Backtracking problems (maze solving, N-Queens, Sudoku) are naturally expressed with a stack. Push candidate states onto the stack; if a state leads to a dead end, pop it and try the next candidate.

JS
// Find a path through a maze represented as a grid.
// 0 = open, 1 = wall. Returns array of [row, col] steps or null.
function solveMaze(grid, start, end) {
  const stack   = new Stack();
  const visited = new Set();
  const key     = ([r, c]) => `${r},${c}`;

  stack.push({ pos: start, path: [start] });

  while (!stack.isEmpty()) {
    const { pos, path } = stack.pop();
    const [r, c] = pos;

    if (key(pos) === key(end)) return path;
    if (visited.has(key(pos))) continue;
    visited.add(key(pos));

    for (const [dr, dc] of [[-1,0],[1,0],[0,-1],[0,1]]) {
      const nr = r + dr, nc = c + dc;
      if (
        nr >= 0 && nr < grid.length &&
        nc >= 0 && nc < grid[0].length &&
        grid[nr][nc] === 0 &&
        !visited.has(`${nr},${nc}`)
      ) {
        stack.push({ pos: [nr, nc], path: [...path, [nr, nc]] });
      }
    }
  }
  return null; // no path found
}
Time and Space Complexity

Operation

Array Stack

Linked List Stack

Notes

push()

O(1) amortised

O(1)

Array may resize occasionally; linked list never does

pop()

O(1)

O(1)

Both are true constant time removal

peek()

O(1)

O(1)

Read without mutation

isEmpty()

O(1)

O(1)

Single comparison

size()

O(1)

O(1)

Maintained as a counter

Space (n elements)

O(n)

O(n)

Linked list has constant pointer overhead per node

Key Takeaways
  1. LIFO is the defining characteristic — the most recently pushed item is always the next to be popped.

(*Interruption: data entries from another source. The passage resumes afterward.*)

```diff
+            def parts(buf, lo, hi):
+                n, r = hi - lo, buf[lo * rec8:hi * rec8]
+                return r[:n * units], r[n * units:n * (units + K // 2)].view(torch.int32), r[n * (units + K // 2):].view(torch.int32)[:n]
+
+            def queue_pack(lo, hi):
+                codes, exc, cnt = parts(pack_d, lo, hi)
+                _lib.check(lib.pcgc_lohi_pack(_lib.dptr(lohi[lo * seg:hi * seg]), _lib.dptr(dw_d[lo:hi]), hi - lo, seg, K, _lib.dptr(codes),
+                                              _lib.dptr(exc), _lib.dptr(cnt), _lib.stream()), "pcgc_lohi_pack")
+        host_lohi = None if packed else self._pin("lohi", (rows,), torch.int32)
+        events, dw_d = [], None
         for lo, hi in _slices(B, n_slices):
             a, b = lo * seg, hi * seg
             _lib.check(lib.pcgc_laplace_cdf(_lib.dptr(lf[a:b]), _lib.dptr(sf[a:b]), _lib.dptr(mn_d[lo:hi]), _lib.dptr(mx_d[lo:hi]),
                                             b - a, seg, ncols, self._likelihood_bound, _lib.dptr(yf[a:b]), None,
                                             _lib.dptr(lohi[a:b]), _lib.stream()), "pcgc_laplace_cdf")
-            host_lohi[a:b].copy_(lohi[a:b], non_blocking=True)
+            if pack and dw_d is None:
+                dw_host = self._pin("pack_dw", (B,), torch.int32)
+                dw_host.numpy()[:] = self._default_words(mn, mx).view(np.int32)
+                dw_d = dw_host.to(ys.device, non_blocking=True)
+                pack_d = torch.empty(B * rec8, dtype=torch.int64, device=ys.device)
+                host_pack = self._pin("pack", (B * rec8,), torch.int64)
+            if packed:
+                queue_pack(lo, hi)
+                host_pack[lo * rec8:hi * rec8].copy_(pack_d[lo * rec8:hi * rec8], non_blocking=True)
+            else:
+                host_lohi[a:b].copy_(lohi[a:b], non_blocking=True)
             ev = torch.cuda.Event()
             ev.record()
             events.append((lo, hi, ev))
+        hint = None
+        if pack and not packed:
+            queue_pack(0, B)
+            parts(host_pack, 0, B)[2].copy_(parts(pack_d, 0, B)[2], non_blocking=True)
+            hint = torch.cuda.Event()
+            hint.record()
         cap = seg * 2 + 1024
         out = self._pin("enc_out", (B, cap), torch.uint8).numpy()
         lens = np.zeros(B, np.int64)
@@ -161,9 +200,27 @@
         for lo, hi, ev in events:
             ev.synchronize()
             _lib.mark("enc slice [%d:%d] on the host" % (lo, hi))
-            _lib.check_host(host.pcgc_range_encode_lohi_batch(host_lohi[lo * seg:].data_ptr(), hi - lo, seg,
+            a, b = lo * seg, hi * seg
+            if packed:
+                codes, exc, cnt = parts(host_pack, lo, hi)
+                if int(cnt.max()) <= K:
+                    _lib.check_host(host.pcgc_range_encode_packed_batch(
+                        codes.data_ptr(), exc.data_ptr(), cnt.data_ptr(), dw_host[lo:].data_ptr(), K, hi - lo, seg,
+                        self._range_coder_precision, _lib.nptr(out[lo:hi]), cap, _lib.nptr(lens[lo:hi]), nt),
+                        "pcgc_range_encode_packed_batch")
+                    continue
+                self._pack_overflowed[key] = True
+                if host_lohi is None:
+                    host_lohi = self._pin("lohi", (rows,), torch.int32)
+                host_lohi[a:b].copy_(lohi[a:b])
+                _lib.mark("enc slice [%d:%d] overflowed its pack" % (lo, hi))
+            _lib.check_host(host.pcgc_range_encode_lohi_batch(host_lohi[a:].data_ptr(), hi - lo, seg,
                                                               self._range_coder_precision, _lib.nptr(out[lo:hi]), cap,
                                                               _lib.nptr(lens[lo:hi]), nt), "pcgc_range_encode_lohi_batch")
+        if hint is not None:
+            hint.synchronize()
+            if int(parts(host_pack, 0, B)[2].max()) <= K:
+                self._pack_overflowed.pop(key, None)
         strings = [out[i, :lens[i]].tobytes() for i in range(B)]
         return strings, mn.astype(np.int32), mx.astype(np.int32)
 
```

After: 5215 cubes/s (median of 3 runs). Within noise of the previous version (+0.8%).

  2. Both array-based and linked-list-based implementations provide O(1) push, pop, and peek.

  3. Prefer array-based stacks for raw performance (better cache behaviour). Prefer linked-list-based when the stack can grow without bound and you want to avoid array-resize pauses.

  4. JavaScript's native array already acts as a stack via push() and pop() — wrapping it in a class is an architectural choice, not a performance requirement.

  5. Stacks underpin some of the most important algorithms: DFS, balanced-bracket checking, expression evaluation, and all backtracking strategies.

  6. The call stack maintained by every JavaScript engine is itself a stack — deep recursion without a base case will exhaust it and throw a RangeError.

Tip
When solving algorithm problems on LeetCode or similar platforms, reach for a stack whenever you see: nested structure (parentheses, XML), reversals, undo-like behaviour, or a need to remember the most-recently-seen element while moving forward through input.
Warning
Never use a stack when you need random access to arbitrary elements. Accessing the bottom of a stack requires popping every element above it — O(n) for a single lookup. Use an array or a deque instead.